Haha! je ne suis pas assez cultivée! 
Ceci dit, je ne trouve pas que cela fasse partie du langage courant


----------



## LART01

Micia93 said:


> Haha! je ne suis pas assez cultivée!
> Ceci dit, je ne trouve pas que cela fasse partie du langage courant



Si tu recherches l_es pandores t_u trouveras de nombreux articles de journaux qui utilisent ce terme.
Les jeunes des cités marseillaises ( pas tous, évidemment) utilisent ce terme. Je l'ai entendu. Ils diront plus volontiers les keufs bien sur...
J'ajouterais que jamais un gendarme ne s'appelera lui-même un_ pandore _ou un_ flic_. Trop de rigueur militaire et de haute estime de sa mission et de respect pour l'uniforme)


----------



## Chimel

LART01 said:


> Si tu recherches l_es pandores t_u trouveras de nombreux articles de journaux qui utilisent ce terme.
> Les jeunes des cités marseillaises ( pas tous, évidemment) utilisent ce terme. Je l'ai entendu. Ils diront plus volontiers les keufs bien sur...

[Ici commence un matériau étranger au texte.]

# enricobottazzi/zk-fhe

Measured on AMD Instinct MI355X. Metric: BFV proofs/sec (k=13), higher is better.
Workload: dtype u32x8 (256-bit Montgomery integers over BN254 Fr/Fq)

## Files before the change

### include/zkfhe.h

```cpp
#ifndef ZKFHE_H
#define ZKFHE_H
#include <stddef.h>
#include <stdint.h>

#ifdef __cplusplus
extern "C" {
#endif

#define ZKFHE_OK 0
#define ZKFHE_EINVAL (-1)
#define ZKFHE_EHIP (-2)
#define ZKFHE_ENOMEM (-3)
#define ZKFHE_ENODEV (-4)

typedef struct zkfhe_ctx zkfhe_ctx;
typedef struct zkfhe_basis zkfhe_basis;

typedef struct { uint64_t l[4]; } zkfhe_fr;
typedef struct { uint64_t l[4]; } zkfhe_fq;
typedef struct { zkfhe_fq x, y; } zkfhe_g1_affine;
typedef struct { zkfhe_fq x, y, zz, zzz; } zkfhe_g1_xyzz;

int zkfhe_ctx_create(int device_id, void *hip_stream, zkfhe_ctx **out);
int zkfhe_ctx_destroy(zkfhe_ctx *ctx);
// ... 140 lines not shown

typedef struct zkfhe_srs zkfhe_srs;
#define ZKFHE_SRS_HALO2_UNSAFE "halo2:ParamsKZG::setup(k, ChaCha20Rng::from_seed([0u8; 32]))"
int zkfhe_srs_create(zkfhe_ctx *ctx, uint32_t k, const uint8_t *seed, size_t seed_len, zkfhe_srs **out);
int zkfhe_srs_save(zkfhe_ctx *ctx, const zkfhe_srs *srs, const char *path);
int zkfhe_srs_drop_host_copy(zkfhe_srs *srs);
int zkfhe_srs_load(zkfhe_ctx *ctx, const char *path, zkfhe_srs **out);
int zkfhe_srs_g2(const zkfhe_srs *srs, uint8_t g2_le[128], uint8_t s_g2_le[128]);
int zkfhe_srs_set_g2(zkfhe_srs *srs, const uint8_t g2_le[128], const uint8_t s_g2_le[128]);
int zkfhe_srs_file_g2(const char *path, uint32_t *k_out, uint8_t g2_le[128], uint8_t s_g2_le[128]);
int zkfhe_chacha20_block(const uint8_t key[32], const uint32_t counter_nonce[4], uint8_t out[64]);
int zkfhe_srs_from_points(zkfhe_ctx *ctx, uint32_t k, const zkfhe_g1_affine *g_host, const zkfhe_g1_affine *g_lagrange_host, zkfhe_srs **out);
int zkfhe_srs_create_sharded(zkfhe_ctx *ctx, zkfhe_comm *comm, uint32_t k, const uint8_t *seed, size_t seed_len, zkfhe_srs **out);
int zkfhe_srs_destroy(zkfhe_ctx *ctx, zkfhe_srs *srs);
int zkfhe_srs_table_bits(const zkfhe_srs *srs, int *wide_calls);
int zkfhe_srs_table_info(const zkfhe_srs *srs, int bits[2], uint64_t *bytes, int *narrowed);

typedef struct zkfhe_bfv_pk zkfhe_bfv_pk;
int zkfhe_bfv_keygen(zkfhe_ctx *ctx, const zkfhe_srs *srs, const char *input_json, const zkfhe_bfv_params *params,
                     const zkfhe_bfv_config *config, zkfhe_bfv_pk **out);
int zkfhe_bfv_pk_destroy(zkfhe_ctx *ctx, zkfhe_bfv_pk *pk);
int zkfhe_bfv_pk_release_ctx(zkfhe_ctx *ctx, zkfhe_bfv_pk *pk);
int zkfhe_bfv_pk_info(const zkfhe_bfv_pk *pk, uint8_t vk_digest[32], uint32_t *n_fixed, uint32_t *n_sigma);
int zkfhe_bfv_pk_commitments(const zkfhe_bfv_pk *pk, uint8_t *fixed_out, uint8_t *sigma_out);
int zkfhe_bfv_pk_prefix_cache(const zkfhe_bfv_pk *pk, int capacity, uint64_t *hits, uint64_t *misses, uint64_t *entries);
int zkfhe_bfv_pk_prehash(const zkfhe_bfv_pk *pk, const char *input_json, uint64_t *started, uint64_t *taken, uint64_t *pending);
int zkfhe_bfv_pk_break_points(const zkfhe_bfv_pk *pk, int which, uint32_t *out, uint32_t *count);

int zkfhe_bfv_pk_export_vk(const zkfhe_bfv_pk *pk, uint8_t *out, size_t cap, size_t *len);
int zkfhe_bfv_witness_stream(zkfhe_ctx *ctx, const zkfhe_bfv_pk *pk, const char *input_json, const uint8_t gamma_le[32], uint8_t *cells_out,
                             size_t cap_cells, size_t *n_cells);
int zkfhe_lookup_permute(zkfhe_ctx *ctx, const zkfhe_fr *cols_dev, size_t n_cols, size_t n, uint32_t usable_rows, zkfhe_fr *a_dev,
                         zkfhe_fr *s_dev, int *not_in_table);
int zkfhe_bfv_pk_save(zkfhe_ctx *ctx, const zkfhe_bfv_pk *pk, const char *path);
int zkfhe_bfv_pk_load(zkfhe_ctx *ctx, const zkfhe_srs *srs, const char *path, zkfhe_bfv_pk **out);

int zkfhe_snark_encode(const uint8_t *instances_le, size_t n_instances, const uint8_t *proof, size_t proof_len, uint8_t *out, size_t cap, size_t *len);
int zkfhe_snark_decode(const uint8_t *snark, size_t snark_len, uint8_t *instances_le, size_t *n_instances, uint8_t *proof, size_t *proof_len);

int zkfhe_bfv_verify(const uint8_t *vk_bytes, size_t vk_len, const uint8_t *instances, size_t n_instances, const uint8_t *proof,
                     size_t proof_len, const uint8_t *srs_seed, size_t seed_len, int *accepted, char *err, size_t err_len);
int zkfhe_bfv_verify_g2(const uint8_t *vk_bytes, size_t vk_len, const uint8_t *instances, size_t n_instances, const uint8_t *proof, size_t proof_len,
                        const uint8_t g2[128], const uint8_t s_g2[128], int *accepted, char *err, size_t err_len);

int zkfhe_bfv_verify_batch(zkfhe_ctx *ctx, const uint8_t *vk_bytes, size_t vk_len, size_t n_proofs, const uint8_t *const *instances,
                           const size_t *n_instances, const uint8_t *const *proofs, const size_t *proof_lens, const uint8_t *srs_seed,
                           size_t seed_len, const uint8_t *g2, const uint8_t *s_g2, int *accepted, char *errs, size_t err_stride);

int zkfhe_bfv_prove(zkfhe_ctx *ctx, const zkfhe_srs *srs, const zkfhe_bfv_pk *pk, const char *input_json,
                    const uint8_t seed[32], uint8_t *proof_out, size_t proof_cap, size_t *proof_len,
                    uint8_t *instances_out, size_t *n_instances, float *timings_ms);

typedef struct {
  const uint64_t *pk0, *pk1, *m, *u, *e0, *e1, *c0, *c1;
} zkfhe_bfv_words;
int zkfhe_bfv_prove_words(zkfhe_ctx *ctx, const zkfhe_srs *srs, const zkfhe_bfv_pk *pk, const zkfhe_bfv_words *in, const uint8_t seed[32],
                          uint8_t *proof_out, size_t proof_cap, size_t *proof_len, uint8_t *instances_out, size_t *n_instances, float *timings_ms);

int zkfhe_poly_mul_ternary_negacyclic(zkfhe_ctx *ctx, const uint64_t *a_dev, size_t a_count, const uint64_t *s_dev, size_t n_polys,
                                      uint64_t n, uint64_t q, uint64_t *out_dev, int *not_ternary);
int zkfhe_bfv_error_cdt(const zkfhe_bfv_params *params, uint64_t *thresholds, size_t *count);
int zkfhe_bfv_fhe_keypair(zkfhe_ctx *ctx, const zkfhe_bfv_params *params, const uint8_t seed[32], uint64_t *sk_out, uint64_t *pk0_out,
                          uint64_t *pk1_out);
int zkfhe_bfv_encrypt(zkfhe_ctx *ctx, const zkfhe_bfv_params *params, const uint64_t *pk0, const uint64_t *pk1, size_t n_msgs,
                      const uint64_t *m, const uint8_t seed[32], uint64_t first_index, uint64_t *u_out, uint64_t *e0_out,
                      uint64_t *e1_out, uint64_t *c0_out, uint64_t *c1_out);
// ... 73 lines not shown
```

Oui, mais il faut voir si ce n'est pas un effet de style (volonté de dérision liée à l'emploi d'un terme désuet) ou l'un de ces synonymes seulement utilisés par des journalistes pour éviter des répétitions (genre "le locataire de l'Elysée" pour le président de la République). J'ai la même impression que Micia.

Pour les jeunes des cités marseillaises, je ne sais pas, mais par ici je n'entends vraiment aucun jeune (ou même moins jeune) dire _pandore d_ans la vie de tous les jours. Ne serait-ce pas un phénomène comparable à celui de _bouffon_? Un terme vieillot qui est revitalisé dans le langage de (certains) jeunes. Ce qui lui donne certes une vie nouvelle, mais qui confirme dans le même temps son caractère vieillot... (il redeviendra désuet dès que l'effet de mode sera passé).


----------



## Kecha

"Le terme pandore, pour les gendarmes est un peu passé de mode" d'après wikipédia.
De plus, je crois sincèrement que les jeunes des cités se fichent un peu de différencier les policiers des gendarmes !

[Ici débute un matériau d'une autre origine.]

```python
PKG = Path(__file__).resolve().parent
ROOT = PKG.parent
CSRC = PKG / "csrc"
LIB = PKG / "libraxtax_hip.so"
SOURCES = ["rtx_kernels.hip", "rtx_hit_pair.hip", "rtx_prob_tables.hip", "rtx_cluster.hip", "rtx_segments.hip", "rtx_prune.hip", "rtx_bounds2.hip", "rtx_records.hip", "rtx_finalise.hip", "rtx_text.hip", "rtx_exact.hip", "rtx_strand.hip", "rtx_nearest.hip", "rtx_ingest.hip", "rtx_api_index.hip", "rtx_api_batch.hip", "rtx_api_download.hip", "rtx_api_shard.hip", "rtx_api_debug.hip", "host_tree.cpp", "host_format.cpp", "host_raxtax.cpp", "host_bin.cpp", "host_threads.cpp"]
HEADERS = ["rtx_index.hpp", "rtx_kernels.hpp", "rtx_hit_common.hpp", "rtx_internal.hpp", "rtx_math.hpp", "rtx_wave.hpp", "rtx_walk.hpp", "host_raxtax.hpp"]
CLI = PKG / "raxtax-hip"
SYNTH = PKG / "raxtax-synth"


def _hipcc() -> str:
    for c in (os.environ.get("HIPCC"), shutil.which("hipcc"), "/opt/rocm/bin/hipcc"):
        if c and Path(c).exists():
            return c
    raise RuntimeError("hipcc not found (ROCm toolchain required to build libraxtax_hip.so)")


def _stale(target: Path, deps) -> bool:
    if not target.exists():
        return True
    t = target.stat().st_mtime
# ... 59 lines not shown
```

raxtax_amd/csrc/rtx_api_batch.hip:

```cpp
#include "rtx_index.hpp"

#ifndef RTX_B2_HEAVY_PER_ATILE
#define RTX_B2_HEAVY_PER_ATILE 4u
#endif

namespace rtxi {

int bind(rtx_index *ix) {
    if (!ix) { set_error("null index handle"); return RTX_ERR_INVALID; }
    RTX_HIP(hipSetDevice(ix->device));
    return RTX_OK;
}

int ensure_events(rtx_index *ix, size_t count) {
    while (ix->events.size() < count) {
        hipEvent_t e;
        RTX_HIP(hipEventCreate(&e));
        ix->events.push_back(e);
    }
    return RTX_OK;
}


SubBatch sub_batch_of(rtx_index *ix, uint32_t sb, bool timed) {
// ... 76 lines not shown
    kp.hq = r.d_hq.p;
    kp.t_all = r.d_t_all.p;
    kp.nrows_all = r.d_nrows_all.p;
    kp.hist = sc.d_hist.p;
    kp.hstride = k.hstride;
    return kp;
}

static bool run_prunes(const rtx_index *ix, const rtx_index::BatchClass &k) { return k.prune && !ix->dbg_full_run; }
static bool on_records_path(const rtx_index *ix, const rtx_index::BatchClass &k, const rtx_index::Scratch &sc) { return run_prunes(ix, k) && k.rec && sc.d_rec.p != nullptr; }
static bool on_diet(const rtx_index *ix, const rtx_index::BatchClass &k, const rtx_index::Scratch &sc) { return on_records_path(ix, k, sc) && k.diet && sc.d_cnt_row.p != nullptr; }

static RecordRef record_ref(const rtx_index *ix, const rtx_index::Scratch &sc, const rtx_index::ResultSet &r) { return RecordRef{sc.d_rec_nslots.p, sc.d_rec_slots.p, sc.d_rec_cnt.p, sc.d_rec.p, ix->rec_slots(), ix->rec_seg_len, r.d_flags.p}; }
static ProbTables prob_tables(const rtx_index *ix) { return ProbTables{ix->d_tab_cmf.p, ix->d_tab_ratio.p, ix->d_tab_off.p, ix->d_tab_moff.p, ix->d_tab_ilo.p, ix->d_tab_sat.p, ix->tab_tmax}; }

int enqueue_kmer(rtx_index *ix, const SubBatch &b, hipStream_t s) {
    KmerParams kp = kmer_params(ix, b);
    kp.mode = run_prunes(ix, *b.cls) && ix->seg_blocks ? 1u : 0u;
    if (b.timed_all) RTX_HIP(hipEventRecord(stage_event(ix, b, RTX_STAGE_KMER_EXTRACT, 0), s));
    launch_kmer_extract(s, kp, b.nq);
    if (b.timed_all) RTX_HIP(hipEventRecord(stage_event(ix, b, RTX_STAGE_KMER_EXTRACT, 1), s));
    return RTX_OK;
}

static HitParams hit_params(rtx_index *ix, const SubBatch &b, uint32_t flags) {
    rtx_index::Scratch &sc = ix->sc[b.set];
    rtx_index::ResultSet &r = ix->res();
    const rtx_index::BatchClass &k = *b.cls;
    HitParams hp{};
    hp.bitmap = ix->d_bitmap.p;
    hp.stride_bytes = ix->stride_bytes;
    hp.n_rows1 = ix->n_rows + 1;
    hp.n_refs = ix->n_refs;
    hp.ref_base = ix->ref_lo;
    hp.rows = sc.d_rows.p;
// ... 134 lines not shown
    fp.fine_n_refs = ix->n_refs;
    fp.fine_ref_ntiles = ix->ntiles;
    fp.fine_stats = ix->d_prune_stats.p + 2 * kPruneStatCopies * 8;
    return fp;
}

int enqueue_hit(rtx_index *ix, const SubBatch &b, uint32_t flags, hipStream_t s, int part, hipStream_t s_mid) {
    rtx_index::Scratch &sc = ix->sc[b.set];
    rtx_index::ResultSet &r = ix->res();
    const rtx_index::BatchClass &k = *b.cls;
    ix->last_set = b.set;
    HitParams hp = hit_params(ix, b, flags);
    const bool prune = run_prunes(ix, k);
    if (k.pair && part != 2) {
        if (b.timed_all) RTX_HIP(hipEventRecord(stage_event(ix, b, RTX_STAGE_PAIR_UNION, 0), s));
        launch_pair_union(s, sc.d_rows.p, sc.d_nrows.p, k.rstride, b.nq, sc.d_urec.p, sc.d_nu.p, 2u * k.rstride);
        if (b.timed_all) RTX_HIP(hipEventRecord(stage_event(ix, b, RTX_STAGE_PAIR_UNION, 1), s));
    }
    if (b.timed && !prune) RTX_HIP(hipEventRecord(stage_event(ix, b, RTX_STAGE_HIT_COUNT, 0), s));
    if (part != 0 && !prune) { set_error("internal: a split run without tile pruning"); return RTX_ERR_STATE; }
    if (prune) {
        if (part != 2) {
            const HitParams up = bounds_params(ix, sc, hp);
            if (b.timed) RTX_HIP(hipEventRecord(stage_event(ix, b, RTX_STAGE_TILE_BOUNDS, 0), s));
            ix->two_level_used = part == 0 && ix->two_level_opt && ix->d_abitmap.p && ix->d_bbitmap.p && ix->n_refs == ix->n_total && k.planes <= kBounds2MaxPlanes;
            if (ix->two_level_used) {
                const bool heavy_ok = sc.d_heavy.p && sc.d_heavy_items.p && sc.d_heavy_items.n >= HeavyItemsLayout(b.nq, ix->u_ntiles).total();
                launch_bounds2(s, bounds2_params(ix, sc, up, heavy_ok), b.nq, k.planes, up, ix->u_ntiles, heavy_ok ? sc.d_heavy_items.p : nullptr);
            } else {
                RTX_HIP(hipMemsetAsync(sc.d_best_key.p, 0, (size_t)b.nq * 4, s));
                launch_hit_count_pair_bounds(s, up, b.nq, ix->u_ntiles, k.planes);
// ... 21 lines not shown
        }
        launch_prune(s, pr, prob_tables(ix), b.nq);
        if (part == 1) { RTX_HIP(hipGetLastError()); return RTX_OK; }
        if (part == 0 && ix->fine_opt && ix->d_fbitmap.p && k.pair && sc.d_fine_items.p) {
            const FineItemsLayout fine(b.nq, ix->f_ntiles);
            uint32_t *const fi = sc.d_fine_items.p;
            launch_fine_bounds(s, fine_params(ix, sc, hp), b.nq, ix->ntiles, ix->f_ntiles, pr.pair_live, fine.cursors(fi), fine.items(fi), fine.count(fi), k.planes);
        }
        RTX_HIP(hipMemsetAsync(sc.d_tilemax.p, 0, (size_t)b.nq * ix->ntiles * 2, s));
        hp.live = sc.d_live.p;
        hp.live_words = pr.live_words;
        hp.prune_thr = sc.d_prune_thr.p;
        if (records) hp.rec = rr;
        if (k.pair) {
            const ItemsLayout items(b.nq, ix->ntiles);
            launch_live_items(s, sc.d_live.p, pr.live_words, pr.pair_live, b.nq, ix->ntiles, items.offsets(sc.d_items.p), items.items(sc.d_items.p), items.count(sc.d_items.p));
            hp.items = items.items(sc.d_items.p);
            hp.n_items = items.count(sc.d_items.p);
        }
        if (ix->seg_blocks) {
            KmerParams kp = kmer_params(ix, b);
            kp.mode = 2u;
            kp.live = sc.d_live.p;
            kp.live_words = pr.live_words;
            launch_kmer_extract(s, kp, b.nq);
        }
        if (b.timed) {
            RTX_HIP(hipEventRecord(stage_event(ix, b, RTX_STAGE_TILE_PRUNE, 1), s));
            RTX_HIP(hipEventRecord(stage_event(ix, b, RTX_STAGE_HIT_COUNT, 0), s));
        }
    }
// ... 945 lines not shown
```

raxtax_amd/csrc/rtx_api_index.hip:

```cpp
#include "rtx_index.hpp"

namespace rtx {
int index_device(const rtx_index *index) { return index ? index->device : -1; }
void index_set_shared_device(rtx_index *index, bool shared) { if (index) index->shared_device = shared; }
uint32_t index_swap_min_subs(rtx_index *index, uint32_t v) { if (!index) return 0; const uint32_t old = index->min_subs; index->min_subs = v; return old; }
bool index_strand(const rtx_index *index) { return index && index->strand_opt != 0u; }
bool index_nearest(const rtx_index *index) { return index && index->nearest_opt != 0u; }
bool index_device_text(const rtx_index *index) { return index && index->device_text_opt != 0u; }
uint32_t index_swap_run_ahead(rtx_index *index, uint32_t v) {
    if (!index) return 0;
    const uint32_t old = index->run_ahead_opt;
    (void)rtx_index_set_option(index, RTX_OPT_RUN_AHEAD, v);
    return old;
}
}
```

Au passage, je tombe sur ce lien intéressant sur l'argot et le jargon que les policiers utilisent *entre eux* :
http://forcesdepolice.forumactif.com/t14-ptit-lexique-du-jargon-de-flic


----------



## Kajeetah

Super le lien! Merci!


----------



## LART01

Kecha said:


> "Le terme pandore, pour les gendarmes est un peu passé de mode" d'après wikipédia.
> De plus, je crois sincèrement que les jeunes des cités se fichent un peu de différencier les policiers des gendarmes !
> 
> Au passage, je tombe sur ce lien intéressant sur l'argot et le jargon que les policiers utilisent *entre eux* :
> http://forcesdepolice.forumactif.com/t14-ptit-lexique-du-jargon-de-flic




C'est pour ça que je différencie ce que je pense de ce que j'entends sur "le terrain"...


----------



## DrD

Goodness, I've sparked off a real debate here. It was only a moment of idle curiosity! Again thanks for all your help and suggestions, and thanks for that link Kecha, it might come in handy at some point in this translation!

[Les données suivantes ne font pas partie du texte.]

@@ -265,13 +279,11 @@
                 const uint32_t o = cb + lane;
                 if (owner != 0u && o >= sl && o < e) {
                     const uint32_t L = owner - 1u;
-                    const uint32_t t = o - s_off[wv][L];
-                    const uint32_t w = (uint32_t)s_w[wv][L];
-                    const uint32_t yy = t / w, xx = t - yy * w;
-                    const uint32_t tid = (uint32_t)((s_y0[wv][L] + (int)yy) * gx + s_x0[wv][L] + (int)xx);
-                    const uint32_t key = (tid << tshift) | s_kf[wv][L];
+                    const uint4 oa = s_oa[wv][L];
+                    const uint32_t tid = dup_slot_tile(oa, s_ob[wv][L], o, gx);
+                    const uint32_t key = (tid << tshift) | oa.z;
                     keys[o] = key;
-                    vals[o] = s_idx[wv][L];
+                    vals[o] = oa.y;
                     if (hist) {
                         atomicAdd(&s_hist[0][(key >> tshift) & 0xFFu], 1u);
                         if (hist_passes > 1) {
@@ -295,7 +307,7 @@
         }
         return;
     }
-    s_idx[wv][lane] = idx; s_kf[wv][lane] = kf; s_off[wv][lane] = off; s_x0[wv][lane] = x0; s_y0[wv][lane] = y0; s_w[wv][lane] = max(x1 - x0, 1);
+    s_oa[wv][lane] = make_uint4(off, idx, kf, xy); s_ob[wv][lane] = dup_owner_div(rw);
     const unsigned long long live = __builtin_amdgcn_ballot_w64(nt != 0);
     if (live == 0ull && !hist) return;
     const int first = live ? __builtin_ctzll(live) : 0, lastl = live ? 63 - __builtin_clzll(live) : 0;
@@ -318,13 +330,11 @@
         const uint32_t o = cb + lane;
         if (owner != 0u && o < E && o < r_cap) {
             const uint32_t L = owner - 1u;
-            const uint32_t t = o - s_off[wv][L];
-            const uint32_t w = (uint32_t)s_w[wv][L];
-            const uint32_t yy = t / w, xx = t - yy * w;
-            const uint32_t tid = (uint32_t)((s_y0[wv][L] + (int)yy) * gx + s_x0[wv][L] + (int)xx);
-            const uint32_t key = (tid << tshift) | s_kf[wv][L];
+            const uint4 oa = s_oa[wv][L];
+            const uint32_t tid = dup_slot_tile(oa, s_ob[wv][L], o, gx);
+            const uint32_t key = (tid << tshift) | oa.z;
             keys[o] = key;
-            vals[o] = s_idx[wv][L];
+            vals[o] = oa.y;
             if (hist) {
                 atomicAdd(&s_hist[0][(key >> tshift) & 0xFFu], 1u);
                 if (hist_passes > 1) {
@@ -395,6 +405,8 @@
                             counted ? g.tile_hist : nullptr, false, exclusive, ranges, per_tile ? 32 - bits : 0);
 }
 
+int g_opt_tile_sort_bucket = 1;
+unsigned long long* g_dbg_tile_sort_stats = nullptr;
 TileSortArgs tile_sort_args(const mgs_camera& cam, const GeometryState& g, const BinningState& b, uint64_t R,
                             const uint32_t* n_dev) {
     TileSortArgs ts;
@@ -406,6 +418,8 @@
     ts.n_dev = n_dev;
     ts.n_cap = (uint32_t)R;
     ts.tb = tile_bits(cam.image_width, cam.image_height);
+    ts.bucket = g_opt_tile_sort_bucket != 0 ? 1 : 0;
+    ts.stats = g_dbg_tile_sort_stats;
     return ts;
 }
 
diff --git a/monogs_amd/csrc/common.h b/monogs_amd/csrc/common.h
--- a/monogs_amd/csrc/common.h
+++ b/monogs_amd/csrc/common.h
@@ -216,15 +216,18 @@
     const uint32_t* n_dev;
     uint32_t n_cap;
     int tb;
+    int bucket;
+    unsigned long long* stats;
 };
 TileSortArgs tile_sort_args(const mgs_camera& cam, const GeometryState& g, const BinningState& b, uint64_t R,
                             const uint32_t* n_dev);
 int launch_tile_depth_sort(const mgs_camera& cam, const TileSortArgs& ts, const ImageState& img, const uint32_t* sort_err,
                            hipStream_t s);
+extern unsigned long long* g_dbg_tile_sort_stats;
 int set_radix_spin_limit(uint32_t limit);
 extern bool g_opt_blend_bwd_transposed_set;
 extern int g_dbg_last_bwd_split;
-extern int g_opt_radix_ballot_rank, g_opt_radix_scanned, g_opt_radix_xcd_band, g_opt_knn_grid_min, g_opt_scan_small, g_opt_dup_slot_major, g_opt_blend_bwd_transposed, g_opt_blend_bwd_split, g_opt_blend_bwd_split_min, g_opt_blend_bwd_split_frac;
+extern int g_opt_radix_ballot_rank, g_opt_radix_scanned, g_opt_radix_xcd_band, g_opt_knn_grid_min, g_opt_scan_small, g_opt_dup_slot_major, g_opt_tile_sort_bucket, g_opt_blend_bwd_transposed, g_opt_blend_bwd_split, g_opt_blend_bwd_split_min, g_opt_blend_bwd_split_frac;
 int launch_blend_forward(const mgs_camera& cam, const GeometryState& g, const BinningState& b,
                          const ImageState& img, float* out_color, float* out_depth, float* out_opacity,
                          int32_t* n_touched, const uint32_t* sort_err, uint32_t* status, const TileSortArgs* tile_sort,
diff --git a/monogs_amd/csrc/tile_sort.h b/monogs_amd/csrc/tile_sort.h
--- a/monogs_amd/csrc/tile_sort.h
+++ b/monogs_amd/csrc/tile_sort.h
@@ -17,12 +17,14 @@
 __device__ __forceinline__ void tds_minmax(uint32_t lo, uint32_t hi, uint32_t* s_red , uint32_t& mn,
                                            uint32_t& mx) {
     const int lane = threadIdx.x & 63, wv = threadIdx.x >> 6;
-#pragma unroll
-    for (int o = 32; o > 0; o >>= 1) {
-        lo = min(lo, (uint32_t)__shfl_xor((int)lo, o, 64));
-        hi = max(hi, (uint32_t)__shfl_xor((int)hi, o, 64));
-    }
-    if (lane == 0) { s_red[wv] = lo; s_red[TDS_WAVES + wv] = hi; }
+    uint32_t nlo = ~lo;
+#define MGS_DPP_MAX2(ctrl, row_mask)                                                                        \
+    nlo = max(nlo, (uint32_t)__builtin_amdgcn_update_dpp(0, (int)nlo, ctrl, row_mask, 0xf, false));          \
+    hi = max(hi, (uint32_t)__builtin_amdgcn_update_dpp(0, (int)hi, ctrl, row_mask, 0xf, false))
+    MGS_DPP_MAX2(0x111, 0xf); MGS_DPP_MAX2(0x112, 0xf); MGS_DPP_MAX2(0x114, 0xf); MGS_DPP_MAX2(0x118, 0xf);
+    MGS_DPP_MAX2(0x142, 0xa); MGS_DPP_MAX2(0x143, 0xc);
+#undef MGS_DPP_MAX2
+    if (lane == 63) { s_red[wv] = ~nlo; s_red[TDS_WAVES + wv] = hi; }
     __syncthreads();
     mn = s_red[0]; mx = s_red[TDS_WAVES];
 #pragma unroll
@@ -80,6 +82,77 @@
         __syncthreads();
     }
     __syncthreads();
+}
+
+constexpr uint32_t TDS_BUCKET_MAX = 32;
+
+__device__ __forceinline__ bool tds_bucket_sort(const TdsLds& lds, const uint32_t (&key)[TDS_ITEMS],
+                                                const uint32_t (&g)[TDS_ITEMS], uint32_t n, int bits) {
+    const int t = threadIdx.x, lane = t & 63, wv = t >> 6;
+    const int sh = bits > TDS_DB ? bits - TDS_DB : 0;
+    uint32_t* const s_tab = &lds.cnt[0][0];
+    uint32_t* const s_bv = &lds.cnt[2][0];
+    static_assert(TDS_WAVES == 4 && 2 * TDS_RADIX == TDS_CAP, "the bucketed indices take the last two counter tables");
+    uint32_t r[TDS_ITEMS];
+#pragma unroll
+    for (int i = 0; i < TDS_ITEMS; ++i) {
+        const uint32_t e = (uint32_t)(wv * (TDS_ITEMS * WAVE) + i * WAVE + lane);
+        r[i] = 0u;
+        if (e < n) r[i] = __hip_atomic_fetch_add(&s_tab[key[i] >> sh], 1u, __ATOMIC_RELAXED, __HIP_MEMORY_SCOPE_WORKGROUP);
+    }
+    __syncthreads();
+    const uint32_t c0 = s_tab[t * TDS_DPT], c1 = s_tab[t * TDS_DPT + 1], tsum = c0 + c1;
+    static_assert(TDS_DPT == 2, "two buckets per thread");
+    if (max(c0, c1) > TDS_BUCKET_MAX) lds.red[0] = 1u;
+    const uint32_t incl = wave_incl_scan_dpp(tsum);
+    if (lane == 63) lds.wsum[wv] = incl;
+    __syncthreads();
+    if (lds.red[0] != 0u) return false;
+    uint32_t run = incl - tsum;
+    for (int w = 0; w < wv; ++w) run += lds.wsum[w];
+    s_tab[t * TDS_DPT] = run | (c0 << 16);
+    s_tab[t * TDS_DPT + 1] = (run + c0) | (c1 << 16);
+    __syncthreads();
+    uint32_t base[TDS_ITEMS], cr[TDS_ITEMS], pos[TDS_ITEMS], cmax = 0u;
+    static_assert(TDS_BUCKET_MAX < 256, "length and slot share a word, a byte each");
+#pragma unroll
+    for (int i = 0; i < TDS_ITEMS; ++i) {
+        const uint32_t e = (uint32_t)(wv * (TDS_ITEMS * WAVE) + i * WAVE + lane);
+        const uint32_t bc = s_tab[e < n ? key[i] >> sh : 0u];
+        base[i] = e < n ? bc & 0xFFFFu : 0u;
+        cr[i] = e < n ? (bc >> 16) | (r[i] << 8) : 0u;
+    }
+#pragma unroll
+    for (int i = 0; i < TDS_ITEMS; ++i) {
+        const uint32_t e = (uint32_t)(wv * (TDS_ITEMS * WAVE) + i * WAVE + lane);
+        if (e < n) { lds.k[base[i] + r[i]] = key[i]; s_bv[base[i] + r[i]] = g[i]; }
+        pos[i] = base[i];
+        cmax = max(cmax, cr[i] & 0xFFu);
+    }
+    __syncthreads();
+    for (uint32_t j = 0; j < cmax; ++j) {
+        uint32_t kk[TDS_ITEMS];
+#pragma unroll
+        for (int i = 0; i < TDS_ITEMS; ++i) kk[i] = lds.k[(base[i] + j) & (uint32_t)(TDS_CAP - 1)];
+        bool any = false;
+#pragma unroll
+        for (int i = 0; i < TDS_ITEMS; ++i) {
+            const bool in = j < (cr[i] & 0xFFu);
+            pos[i] += (in && kk[i] < key[i]) ? 1u : 0u;
+            any = any || (in && kk[i] == key[i] && j != (cr[i] >> 8));
+        }
+        if (__builtin_amdgcn_ballot_w64(any) != 0ull) {
+#pragma unroll
+            for (int i = 0; i < TDS_ITEMS; ++i)
+                if (j < (cr[i] & 0xFFu) && kk[i] == key[i] && j != (cr[i] >> 8) && s_bv[base[i] + j] < g[i]) ++pos[i];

We have quite a few slang terms in English for police officers, but 'cop' tends to be the fairly ubiquitous one, much like 'flic' in French. There is the full version 'copper', which is heard less now (and, from the point of view of being perhaps a little more old-fashioned, could work as a translation for 'poulet', if someone wanted an alternative - it doesn't have any particularly insulting connotations though - not these days anyway, although it can be said insultingly - it's all in the tone of voice). OED suggests the etymology for 'copper' may come from the slang verb 'to cop', meaning to arrest, so obviously 'a copper' is one who 'cops' people, so it's interesting that the noun has become 'cop' (and you are much more likely to hear 'nick', 'nab', 'pinch' for arrest these days).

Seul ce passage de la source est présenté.